I started with a mask that I found at Micheals and some modelling clay. I took some of the modelling clay and rolled it flat under saran wrap and then placed that over the mask from Micheals.
I shaped my gas mask with the rest of the modelling clay until I had what I was looking for. I used canning jar lids as reference for the size of the eyes and mouth piece and to help me keep them round.
Once I had the shape I was looking for, I smoothed it down with my fingers and oil and coated it with a layer of petroleum jelly. The petroleum jelly helps to keep the cloth mache from sticking to the clay so it can be removed in the end.

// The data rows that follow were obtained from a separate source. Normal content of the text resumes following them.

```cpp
struct EncBatch {
    size_t ct, ue;
    const u64* const* pts;
};
__global__ void k_encrypt(DevTables T, int mode, u64* c0, u64* c1, const u64* s_or_pk0, const u64* pk1, const u64* u,
                          const u64* e0, const u64* e1, const u64* pt, int l, EncBatch B) {
    const int N = T.N;
    const size_t S = (size_t)l * N;
    if (const size_t y = blockIdx.y) {
        c0 += y * B.ct;
        c1 += y * B.ct;
        u += y * B.ue;
        e0 += y * B.ue;
        e1 += y * B.ue;
// ... 825 lines not shown
```

### fhe-spear_amd/python/pyPhantom/__init__.py

```python
from __future__ import annotations

import ctypes as C
import enum
import os
import sys
import threading
from pathlib import Path

import numpy as np

__version__ = "fhespear-mi355x-0.1"

_HERE = Path(__file__).resolve().parent
_LIB_CANDIDATES = [
    os.environ.get("FHESPEAR_LIB", ""),
    str(_HERE.parent.parent / "lib" / "libfhespear_hip.so"),
]


def _share_torch_hip_runtime():
    if os.environ.get("FHESPEAR_HIP_RUNTIME", "torch") != "torch":
        return None
    import importlib.util
    try:
# ... 64 lines not shown
    "fhs_galois_keys_bytes": (C.c_int, [_vp, _u64p]),
    "fhs_ciphertext_destroy": (C.c_int, [_vp]),
    "fhs_plaintext_destroy": (C.c_int, [_vp]),
    "fhs_ciphertext_info": (C.c_int, [_vp, _ip, _ip, _ip, _dblp]),
    "fhs_ciphertext_set_scale": (C.c_int, [_vp, C.c_double]),
    "fhs_plaintext_info": (C.c_int, [_vp, _ip, _ip, _dblp]),
    "fhs_ciphertext_export": (C.c_int, [_vp, _vp, _u64p]),
    "fhs_ciphertext_import": (C.c_int, [_vp, _u64p, C.c_int, C.c_int, C.c_double, C.POINTER(_vp)]),
    "fhs_plaintext_export": (C.c_int, [_vp, _vp, _u64p]),
    "fhs_plaintext_import": (C.c_int, [_vp, _u64p, C.c_int, C.c_double, C.POINTER(_vp)]),
    "fhs_ciphertext_device_ptr": (C.c_int, [_vp, C.POINTER(_vp), _u64p]),
    "fhs_encode": (C.c_int, [_vp, _dblp, C.c_size_t, C.c_double, C.c_int, C.POINTER(_vp)]),
    "fhs_encode_batch": (C.c_int, [_vp, _dblp, C.c_size_t, C.c_size_t, C.c_double, C.c_int, C.POINTER(_vp)]),
    "fhs_encode_real": (C.c_int, [_vp, _dblp, C.c_size_t, C.c_double, C.c_int, C.POINTER(_vp)]),
    "fhs_encode_real_batch": (C.c_int, [_vp, _dblp, C.c_size_t, C.c_size_t, C.c_double, C.c_int, C.POINTER(_vp)]),
    "fhs_decode": (C.c_int, [_vp, _vp, _dblp]),
    "fhs_decode_batch": (C.c_int, [_vp, _vp, C.c_int, C.c_int, _dblp]),
    "fhs_encrypt_symmetric": (C.c_int, [_vp, _vp, _vp, C.POINTER(_vp)]),
    "fhs_encrypt_symmetric_batch": (C.c_int, [_vp, _vp, _vp, C.c_int, _vp]),
    "fhs_encode_encrypt_symmetric_batch": (C.c_int, [_vp, _vp, _dblp, C.c_size_t, C.c_size_t, C.c_int, C.c_double,
                                                     C.c_int, _vp]),
    "fhs_decrypt_decode_batch": (C.c_int, [_vp, _vp, _vp, C.c_int, C.c_int, _dblp]),
    "fhs_encrypt_asymmetric": (C.c_int, [_vp, _vp, _vp, C.POINTER(_vp)]),
    "fhs_encrypt_asymmetric_batch": (C.c_int, [_vp, _vp, _vp, C.c_int, _vp]),
    "fhs_encode_encrypt_asymmetric_batch": (C.c_int, [_vp, _vp, _dblp, C.c_size_t, C.c_size_t, C.c_int, C.c_double,
                                                      C.c_int, _vp]),
    "fhs_decrypt": (C.c_int, [_vp, _vp, _vp, C.POINTER(_vp)]),
    "fhs_add": (C.c_int, [_vp, _vp, _vp, C.POINTER(_vp)]),
    "fhs_sub": (C.c_int, [_vp, _vp, _vp, C.c_int, C.POINTER(_vp)]),
    "fhs_negate": (C.c_int, [_vp, _vp, C.POINTER(_vp)]),
    "fhs_add_plain": (C.c_int, [_vp, _vp, _vp, C.POINTER(_vp)]),
    "fhs_sub_plain": (C.c_int, [_vp, _vp, _vp, C.POINTER(_vp)]),
    "fhs_multiply_plain": (C.c_int, [_vp, _vp, _vp, C.POINTER(_vp)]),
    "fhs_multiply": (C.c_int, [_vp, _vp, _vp, C.POINTER(_vp)]),
    "fhs_relinearize": (C.c_int, [_vp, _vp, _vp, C.POINTER(_vp)]),
    "fhs_rescale_to_next": (C.c_int, [_vp, _vp, C.POINTER(_vp)]),
    "fhs_mod_switch_to_next": (C.c_int, [_vp, _vp, C.POINTER(_vp)]),
    "fhs_mod_switch_to": (C.c_int, [_vp, _vp, C.c_int, C.POINTER(_vp)]),
    "fhs_plain_mod_switch_to_next": (C.c_int, [_vp, _vp, C.POINTER(_vp)]),
    "fhs_plain_mod_switch_to": (C.c_int, [_vp, _vp, C.c_int, C.POINTER(_vp)]),
    "fhs_rotate": (C.c_int, [_vp, _vp, C.c_int, _vp, C.POINTER(_vp)]),
    "fhs_apply_galois": (C.c_int, [_vp, _vp, _u64, _vp, C.POINTER(_vp)]),
    "fhs_rotate_many": (C.c_int, [_vp, C.POINTER(_vp), _ip, C.c_int, _vp, C.POINTER(_vp)]),
    "fhs_bsgs_multiply_accumulate": (C.c_int, [_vp, C.POINTER(_vp), C.c_int, C.POINTER(_vp), C.c_int, C.c_int, _vp,
                                               C.POINTER(_vp)]),
    "fhs_offload_plaintexts": (C.c_int, [_vp, C.POINTER(_vp), C.c_int, _u64p]),
    "fhs_upload_plaintexts": (C.c_int, [_vp, _u64p, C.c_int, C.c_int, C.c_double, C.POINTER(_vp)]),
    "fhs_bsgs_from_cpu": (C.c_int, [_vp, C.POINTER(_vp), C.c_int, _u64p, C.c_int, C.c_int, C.c_int, C.c_double, _vp,
                                    C.POINTER(_vp)]),
    "fhs_bsgs_inner_products": (C.c_int, [_vp, C.POINTER(_vp), C.c_int, C.POINTER(_vp), C.c_int, C.POINTER(_vp)]),
    "fhs_dot_product_many": (C.c_int, [_vp, C.POINTER(_vp), C.c_int, C.POINTER(_vp), C.c_int, _vp, C.c_int,
                                       C.POINTER(_vp)]),
    "fhs_bsgs_giant_steps": (C.c_int, [_vp, C.POINTER(_vp), C.c_int, _u64p, _vp, C.POINTER(_vp)]),
    "fhs_bsgs_inner_products_device": (C.c_int, [_vp, C.POINTER(_vp), C.c_int, C.POINTER(_vp), C.c_int, _vp]),
    "fhs_bsgs_giant_steps_device": (C.c_int, [_vp, _vp, C.c_int, C.c_int, C.c_double, _u64p, _vp, C.POINTER(_vp)]),
    "fhs_linear_transform": (C.c_int, [_vp, C.POINTER(_vp), C.c_int, C.POINTER(_vp), C.c_int, C.c_int, _u64p, _vp,
                                       C.c_int, C.POINTER(_vp)]),
    "fhs_multiply_const": (C.c_int, [_vp, _vp, C.c_double, C.c_double, C.POINTER(_vp)]),
    "fhs_add_const": (C.c_int, [_vp, _vp, C.c_double, C.POINTER(_vp)]),
    "fhs_mod_raise": (C.c_int, [_vp, _vp, C.POINTER(_vp)]),
    "fhs_bootstrap_evalmod": (C.c_int, [_vp, _vp, _vp, _dblp, _dblp, C.c_int, C.c_int, C.c_int, C.POINTER(_vp)]),
    "fhs_encode_precise": (C.c_int, [_vp, _dblp, C.c_size_t, C.c_size_t, C.c_double, C.c_int, C.POINTER(_vp)]),
    "fhs_encode_diagonals": (C.c_int, [_vp, _dblp, _dblp, C.c_int, C.c_int, C.c_double, C.c_int, C.POINTER(_vp)]),
    "fhs_encode_diagonals_ex": (C.c_int, [_vp, _vp, _vp, C.c_int64, C.c_int, C.c_int, C.c_int, C.c_double, C.c_int,
                                          C.POINTER(_vp)]),
    "fhs_encode_diagonals_rows": (C.c_int, [_vp, _vp, _vp, C.c_int64, C.c_int, C.c_int, C.c_int, C.c_double, C.c_int,
                                            _vp, C.c_int, C.POINTER(_vp)]),
    "fhs_host_alloc": (C.c_int, [_u64, C.POINTER(_vp)]),
    "fhs_host_free": (C.c_int, [_vp]),
    "fhs_random_plaintexts": (C.c_int, [_vp, _u64, C.c_int, C.c_int, C.c_double, C.POINTER(_vp)]),
    "fhs_event_record": (C.c_int, [_vp, C.POINTER(_vp)]),
    "fhs_event_elapsed": (C.c_int, [_vp, _vp, C.POINTER(C.c_float)]),
    "fhs_event_destroy": (C.c_int, [_vp]),
    "fhs_kernel_timer": (C.c_int, [_vp, C.c_int, C.POINTER(C.c_float), _ip, C.c_int]),
    "fhs_kernel_timer_arm": (C.c_int, [_vp, C.c_uint32]),
    "fhs_ciphertext_copy_to_device": (C.c_int, [_vp, _vp, _vp]),
    "fhs_ciphertext_from_device": (C.c_int, [_vp, _vp, C.c_int, C.c_int, C.c_double, C.POINTER(_vp)]),
    "fhs_ciphertext_copy_to_device_async": (C.c_int, [_vp, _vp, _vp]),
    "fhs_ciphertext_from_device_async": (C.c_int, [_vp, _vp, C.c_int, C.c_int, C.c_double, C.POINTER(_vp)]),
    "fhs_context_stream": (C.c_int, [_vp, C.POINTER(_vp)]),
    "fhs_staging_stats": (C.c_int, [_vp, C.POINTER(C.c_uint64), C.POINTER(C.c_uint64)]),
    "fhs_debug_fail_next_flushes": (C.c_int, [_vp, C.c_int]),
    "fhs_debug_fail_alloc": (C.c_int, [_vp, C.c_int, _ip]),
    "fhs_debug_launch_ledger": (C.c_int, [C.c_int, C.c_char_p, _u64, _u64p]),
}
_OPTIONAL = {
    "fhs_bsgs_multiply_accumulate": ("bsgs_multiply_accumulate",),
    "fhs_bsgs_from_cpu": ("bsgs_from_cpu", "bsgs_complete_from_cpu"),
    "fhs_upload_plaintexts": ("upload_plaintexts",),
    "fhs_offload_plaintexts": ("offload_plaintexts",),
    "fhs_encode_real_batch": ("ckks_encoder.encode_double_vector_batch",),
    "fhs_encode_batch": ("ckks_encoder.encode_complex_vector_batch",),
}
_DISABLED = {x.strip() for x in os.environ.get("FHESPEAR_DISABLE_SYMBOLS", "").split(",") if x.strip()}
_MISSING = []
for _name, (_res, _args) in _SIGS.items():
    try:
        if _name in _DISABLED:
            raise AttributeError(_name)
        _f = getattr(_lib, _name)
    except AttributeError:
        if _name in _OPTIONAL:
            _MISSING.append(_name)
            continue
        raise ImportError(f"pyPhantom: {LIB_PATH} lacks the required symbol {_name}") from None
    _f.restype = _res
    _f.argtypes = _args
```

I tore some cleaning cloths into pieces to use for cloth mache. I used Arm and Hammer Wipes for this mask but in my mask making that this project inspired, I’ve come to prefer to use J Cloth since I can see when I’ve added enough layers with it.
I mixed some white glue with water, I estimated the amount of water but it was approximately 1/3 water and 2/3 glue; of course, I mixed it well.

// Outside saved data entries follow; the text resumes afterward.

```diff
-        auto qry_o_val = [&](int t, int col) -> float {
-            bool valid;
-            const unsigned o = o_row(acc_row(t, h2), valid) + (unsigned)col;
-            const float v = load1(dob + o);
-            return valid ? v : 0.f;
-        };
+        transposed(P, Pn);
         TIO* dqb = dqkv + GaPtrs<HD>::qkv(H, (size_t)base, 0, head);
-#pragma unroll
-        for (int dblk = 0; dblk < HD / 32; ++dblk) {
-            f32x16 acc;
-#pragma unroll
-            for (int i = 0; i < 16; ++i) acc[i] = 0.f;
-#pragma unroll
-            for (int t = 0; t < 16; ++t) {
-                acc = __builtin_amdgcn_mfma_f32_32x32x2f32(key_val(1, t, dblk * 32 + c), dS[t], acc, 0, 0, 0);
-            }
-            TL::from_acc(lds, acc, dblk, lane);
-        }
-        TL::store(lds, dqb, in_row(0), lane);
-#pragma unroll
-        for (int dblk = 0; dblk < HD / 32; ++dblk) {
-            f32x16 acc;
-#pragma unroll
-            for (int i = 0; i < 16; ++i) acc[i] = 0.f;
-#pragma unroll
-            for (int t = 0; t < 16; ++t) {
-                acc = __builtin_amdgcn_mfma_f32_32x32x2f32(key_val(0, t, dblk * 32 + c), dSn[t], acc, 0, 0, 0);
-            }
-            TL::from_acc(lds, acc, dblk, lane);
-        }
-        TL::store(lds, dqb, in_row(1), lane);
-#pragma unroll
-        for (int dblk = 0; dblk < HD / 32; ++dblk) {
-            f32x16 acc;
-#pragma unroll
-            for (int i = 0; i < 16; ++i) acc[i] = 0.f;
-#pragma unroll
-            for (int t = 0; t < 16; ++t) {
-                acc = __builtin_amdgcn_mfma_f32_32x32x2f32(qry_o_val(t, dblk * 32 + c), Pn[t], acc, 0, 0, 0);
-            }
-            TL::from_acc(lds, acc, dblk, lane);
-        }
-        TL::store(lds, dqb, in_row(2), lane);
+        TL::to_image(lds, rn, rows, lane);
+        TL::load(rn, qb, in_row(0), fresh());
+        __builtin_amdgcn_sched_barrier(0);
+        second_stage(dS, dqb, in_row(0));
+        transposed(dS, dSn);
+        TL::to_image(lds, rn, rows, lane);
+        TL::load(rn, dob, o_row, fresh());
+        __builtin_amdgcn_sched_barrier(0);
+        second_stage(dSn, dqb, in_row(1));
+        TL::to_image(lds, rn, rows, lane);
+        second_stage(Pn, dqb, in_row(2));
     }
 }
 
@@ -244,48 +228,64 @@
 constexpr int64_t GA_MIN_WAVES = 8192;
 
 template <int S, int HD, bool BWD, typename TIO, bool RAGGED>
-__global__ __launch_bounds__(256, 2) void group_attention_kernel(const TIO* __restrict__ qkv, const TIO* __restrict__ dout,
+__global__ __launch_bounds__(256, (BWD && HD == 64) ? 3 : 2) void group_attention_kernel(const TIO* __restrict__ qkv, const TIO* __restrict__ dout,
                                                                TIO* __restrict__ out, float* __restrict__ lse,
                                                                TIO* __restrict__ dqkv, int64_t nb, int H, float scale,
                                                                const int32_t* __restrict__ cnt, const int32_t* __restrict__ off,
                                                                int kb) {
     const int KB = RAGGED ? kb : 32 / S;
     using TL = Tile<HD>;
-    constexpr int TRN = 2 * 32 * 33;
+    constexpr int TRN = 32 * 33;
     constexpr int LDSW = (BWD && TRN > 32 * TL::LD) ? TRN : 32 * TL::LD;
     __shared__ __attribute__((aligned(16))) float lds_all[4][LDSW];
     const int w = wave_id(), lane = lane_id();
     float* lds = lds_all[w];
     const int c = lane & 31;
     const int64_t task = (int64_t)blockIdx.x * 4 + w;
-    const int head = (int)(task % H);
-    const int64_t b0 = (task / H) * KB;
+    const int64_t gblk = task / H;
+    const int head = __builtin_amdgcn_readfirstlane((int)(task - gblk * H));
+    const int64_t b0 = (int64_t)(((uint64_t)(uint32_t)__builtin_amdgcn_readfirstlane((int)(gblk >> 32)) << 32) |
+                                 (uint32_t)__builtin_amdgcn_readfirstlane((int)gblk)) * KB;
     if (b0 >= nb) return;
     if (!RAGGED) {
         const int rows = (int)min((int64_t)KB, nb - b0) * S;
         group_attention_tile<S, HD, BWD, TIO, false>(qkv, dout, out, lse, dqkv, H, head, scale, lds, lane, b0 * S, rows,
                                                      c < rows ? (c / S) * S : c, c < rows ? S : 1, b0 + c / S);
     } else {
-        const int64_t bend = min(nb, b0 + (int64_t)KB);
-        int64_t g = b0;
+        const int ng = (int)(min(nb, b0 + (int64_t)KB) - b0);
+        const int cn = lane < ng ? min(max(cnt[b0 + lane], 0), S) : 0;
+        const int of = lane < ng ? off[b0 + lane] : 0;
+        int x = cn;
+#pragma unroll
+        for (int d = 1; d < 64; d <<= 1) {
+            const int v = __shfl_up(x, d);
+            if (lane >= d) x += v;
+        }
+        x -= cn;
+        int s = 0;
 #pragma nounroll
-        while (g < bend) {
+        while (s < ng) {
             int lv = lane;
             asm volatile("" : "+v"(lv));
             const int c = lv & 31;
-            const int64_t base = off[g];
-            int rows = 0, lo = c, n = 1;
-            int64_t gid = g;
-            do {
-                const int cn = min(max(cnt[g], 0), S);
-                if (rows + cn > 32 || off[g] != base + rows) break;
-                if (c >= rows && c < rows + cn) { lo = rows; n = cn; gid = g; }
-                rows += cn;
-                ++g;
-            } while (g < bend);
+            const int base = __builtin_amdgcn_readlane(of, s), xs = __builtin_amdgcn_readlane(x, s);
+            const int before = x - xs;
+            const bool fails = lv > s && lv < ng && (before + cn > 32 || of != base + before);
+            const uint64_t fm = __ballot(fails);
+            const int e = fm ? __ffsll((unsigned long long)fm) - 1 : ng;
+            const int rows = __builtin_amdgcn_readlane(x + cn, e - 1) - xs;
+            int ga = s, gb = e;
+#pragma unroll
+            for (int it = 0; it < 6; ++it) {
+                const int mid = (ga + gb) >> 1;
+                if (__shfl(x, mid) - xs <= c) ga = mid; else gb = mid;
+            }
+            const int glo = __shfl(x, ga) - xs, gn = __shfl(cn, ga);
+            const bool in = c < rows;
             if (rows > 0)
-                group_attention_tile<S, HD, BWD, TIO, true>(qkv, dout, out, lse, dqkv, H, head, scale, lds, lv, base, rows, lo,
-                                                            n, gid);
+                group_attention_tile<S, HD, BWD, TIO, true>(qkv, dout, out, lse, dqkv, H, head, scale, lds, lv, (int64_t)base, rows,
+                                                            in ? glo : c, in ? gn : 1, b0 + (in ? ga : s));
+            s = e;
         }
     }
 }
```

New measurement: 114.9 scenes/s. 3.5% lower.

With the first layer, I dipped the cloth in the glue and wrung out the excess with my fingers and placed it over the clay just as you would with paper mache. Once it had a good coating I set it aside to dry for 24 hours. This method left a lot of glue dripping off the mask as it dried so I had to keep moving the mask every few hours to keep it from being glued down onto the box it was drying on.
I added a second layer of cloth, this time I placed the cloth on the mask and painted the glue on until the cloth was saturated. This was much more time consuming, but it worked much better and is how I’ve continued to make my masks. It doesn’t leave any glue puddles in the end. This is how I would recommend doing all of your layers.

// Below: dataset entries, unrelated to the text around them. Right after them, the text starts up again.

@@ -255,97 +255,149 @@
 #pragma unroll
                 for (int i = 0; i < 4; ++i) acc[j][n][i] *= fmaxf(s4[i], kSeScaleFloor);
         }
-    } else if (a.se_scale != nullptr) {
-        const float* sc = a.se_scale + (int64_t)img * a.Cout + cw0;
-        if (w < a.out_wlimit) {
-            f16x8 rlo[JT / 4][4], rhi[JT / 4][4];
-#pragma unroll
-            for (int cb = 0; cb < JT / 4; ++cb)
-#pragma unroll
-                for (int n = 0; n < 4; ++n) {
-                    const half_t* r = a.resid + pix0 + (int64_t)(hbase + n) * a.out_sh + cb * 64;
-                    rlo[cb][n] = *(const f16x8*)r;
-                    rhi[cb][n] = *(const f16x8*)(r + 32);
-                }
-#pragma unroll
-            for (int j = 0; j < JT; ++j) {
-                const f32x4 s4 = *(const f32x4*)(sc + co(j));
-#pragma unroll
-                for (int n = 0; n < 4; ++n)
-#pragma unroll
-                    for (int i = 0; i < 4; ++i) {
-                        const int e = (j & 3) * 4 + i;
-                        const float r = e < 8 ? (float)rlo[j >> 2][n][e] : (float)rhi[j >> 2][n][e - 8];
-                        acc[j][n][i] = fmaf(acc[j][n][i], s4[i], r);
-                    }
-            }
-        }
-    }
-
-    estamp(9);
+    }
+
     if (!SPLIT) {
+        static_assert(JT % 4 == 0, "groups pair up inside a 64-cout block");
         const _Float16 lo1 = a.relu ? (_Float16)0.f : (_Float16)(-INFINITY);
         const f16x2 lo2 = {lo1, lo1};
-        const uint32_t keep = wvalid ? 0xffffffffu : 0u;
-        uint32_t P[JT][4][2];
-#pragma unroll
-        for (int j = 0; j < JT; ++j)
-#pragma unroll
-            for (int n = 0; n < 4; ++n) {
-                f32x4 v = acc[j][n];
+        const bool se_sums = a.se_part != nullptr;
+        constexpr int NV = JT * 4;
+        const bool e0 = ((c ^ (c >> 2)) & 1) != 0, e1 = (((c >> 1) ^ (c >> 2)) & 1) != 0;
+        const bool e2 = (((c >> 2) ^ (c >> 3)) & 1) != 0, e3 = ((c >> 3) & 1) != 0;
+        float r3[NV / 8], r4[NV / 16];
+
+        auto pipeline = [&](auto edge_c) {
+            constexpr bool EDGE = decltype(edge_c)::value;
+            const bool in_limit = !EDGE || w < a.out_wlimit;
+            const bool st_ok = !EDGE || (w < a.out_wlimit && !(a.dbg & 256));
+            const uint32_t keep = wvalid ? 0xffffffffu : 0u;
+            const bool resid = !RESID_IN_ACC && a.se_scale != nullptr;
+            f32x4 s4[JT];
+            f16x8 rres[JT / 2][4];
+            const bool scaled = RESID_IN_ACC || (resid && in_limit);
+            const float* sc = a.se_scale + (int64_t)img * a.Cout + cw0;
+            auto load_scales = [&](int g) {
+                s4[2 * g] = *(const f32x4*)(sc + co(2 * g));
+                s4[2 * g + 1] = *(const f32x4*)(sc + co(2 * g + 1));
+            };
+            if (scaled) {
+                load_scales(0);
+                if (!RESID_IN_ACC) {
+#pragma unroll
+                    for (int g = 0; g < JT / 2; ++g)
+#pragma unroll
+                        for (int n = 0; n < 4; ++n)
+                            rres[g][n] = *(const f16x8*)(a.resid + pix0 + (int64_t)(hbase + n) * a.out_sh + co(2 * g));
+                }
+            }
+            if (!PRIVATE_RED && se_sums) {
+                asm volatile("s_waitcnt vmcnt(0)" ::: "memory");
+            }
+            __builtin_amdgcn_sched_barrier(0);
+#pragma unroll
+            for (int g = 0; g < JT / 2; ++g) {
+                const int j0 = 2 * g;
+                if (RESID_IN_ACC) {
+#pragma unroll
+                    for (int jj = 0; jj < 2; ++jj)
+#pragma unroll
+                        for (int n = 0; n < 4; ++n)
+#pragma unroll
+                            for (int i = 0; i < 4; ++i) acc[j0 + jj][n][i] *= fmaxf(s4[j0 + jj][i], kSeScaleFloor);
+                } else if (scaled) {
+#pragma unroll
+                    for (int jj = 0; jj < 2; ++jj)
+#pragma unroll
+                        for (int n = 0; n < 4; ++n)
+#pragma unroll
+                            for (int i = 0; i < 4; ++i)
+                                acc[j0 + jj][n][i] = fmaf(acc[j0 + jj][n][i], s4[j0 + jj][i], (float)rres[g][n][jj * 4 + i]);
+                }
+                if (g + 1 < JT / 2) {
+                    __builtin_amdgcn_sched_barrier(0);
+                    if (scaled) load_scales(g + 1);
+                }
                 if (a.pool) {
-                    const f32x4 u = acc[j][n | 1];
-#pragma unroll
-                    for (int i = 0; i < 4; ++i) v[i] = fmaxf(acc[j][n & ~1][i], u[i]);
-                }
-                f16x2 h0 = __builtin_convertvector((f32x2){v[0], v[1]}, f16x2);
-                f16x2 h1 = __builtin_convertvector((f32x2){v[2], v[3]}, f16x2);
-                h0 = __builtin_elementwise_max(h0, lo2);
-                h1 = __builtin_elementwise_max(h1, lo2);
-                P[j][n][0] = __builtin_bit_cast(uint32_t, h0) & keep;
-                P[j][n][1] = __builtin_bit_cast(uint32_t, h1) & keep;
-            }
-        estamp(10);
-        if (a.se_part != nullptr) {
-            if (!PRIVATE_RED) {
-                asm volatile("s_waitcnt vmcnt(0)" ::: "memory");
-                __syncthreads();
-            }
+#pragma unroll
+                    for (int jj = 0; jj < 2; ++jj)
+#pragma unroll
+                        for (int n = 0; n < 4; n += 2)
+#pragma unroll
+                            for (int i = 0; i < 4; ++i)
+                                acc[j0 + jj][n][i] = acc[j0 + jj][n + 1][i] = fmaxf(acc[j0 + jj][n][i], acc[j0 + jj][n + 1][i]);
+                }
+                uint32_t P[2][4][2];
+#pragma unroll
+                for (int n = 0; n < 4; ++n) {
+#pragma unroll
+                    for (int jj = 0; jj < 2; ++jj) {
+                        const int j = j0 + jj;
+                        const f32x4 v = acc[j][n];
+                        f16x2 h0 = __builtin_convertvector((f32x2){v[0], v[1]}, f16x2);
+                        f16x2 h1 = __builtin_convertvector((f32x2){v[2], v[3]}, f16x2);
+                        h0 = __builtin_elementwise_max(h0, lo2);
+                        h1 = __builtin_elementwise_max(h1, lo2);
+                        P[jj][n][0] = __builtin_bit_cast(uint32_t, h0);
+                        P[jj][n][1] = __builtin_bit_cast(uint32_t, h1);
+                        if (EDGE) {
+                            P[jj][n][0] &= keep;
+                            P[jj][n][1] &= keep;
+                        }
+                    }
+                    {
+                        const int ho = a.pool ? ((hbase + n) >> 1) : (hbase + n);
+                        half_t* o = out + pix0 + (int64_t)ho * a.out_sh + co(j0);
+                        if (st_ok && !((n & 1) && a.pool)) *(u32x4*)o = (u32x4){P[0][n][0], P[0][n][1], P[1][n][0], P[1][n][1]};
+                    }
+                    __builtin_amdgcn_sched_barrier(0);
+                    if (g == 0 && n == 0) estamp(9);
+                }
+                if (g == JT / 2 - 1) estamp(10);
+                if (se_sums) {
+                    float vals[8], r1[4], r2[2];
+#pragma unroll
+                    for (int jj = 0; jj < 2; ++jj)
+#pragma unroll
+                        for (int i = 0; i < 4; ++i) {
+                            float t[4];
+#pragma unroll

I used canning jar lids for the eyes and the mouthpiece. I managed to find a set at the Dollarama (of 2) with chalkboard paint on them. This was perfect for the mouthpiece since I wanted it to have black on it. I poked holes in the mouthpiece with a nail. One of my lids wasn’t the brilliant silver that the other two were. Assuming I was going to need to paint it I began to sand it and was thrilled that the layer underneath was the nice, shiny silver I was looking for.
The the clear plastic that was used for the eyes was the wrapping from a giant chocolate toonie that I bought from the Dollarama that I cut down in size until it fit and glued in with Krazy Glue.
Once the mask had dried completely, I removed it from the clay and painted it with black acrylic paint. I painted it twice. I would suggest letting it dry out before adding another layer. I was eager to finish mine, leaving my mask with an overwhelming paint and glue smell, that had me guessing at the length of the straps.
I cut straps from a cloth grocery bag that was already falling apart and attached them with staples, although I’m sure Krazy Glue would have worked just as well without leaving the marks that staples do. I would use Krazy Glue next time.
**Update** Unfortunately the stapled straps fell apart before trick or treating was completed. I would strongly advise using glue. Also, make sure the vent holes in the mouthpiece are large enough that the eyes don’t fog up while you breathe.
The “screws” on the straps and the three on the nose were added with silver Puffy Paint from the Dollar Tree.
Finally, I glued the canning jar lids into place and set it aside to dry and air out for the final time.
I’m impressed with the end result, and better yet, Videogameboy is happy with his mask.
Now Dad has requested a mask identical to the sac-mask from The Strangers. This will be considerably more challenging since I don’t own a sewing machine.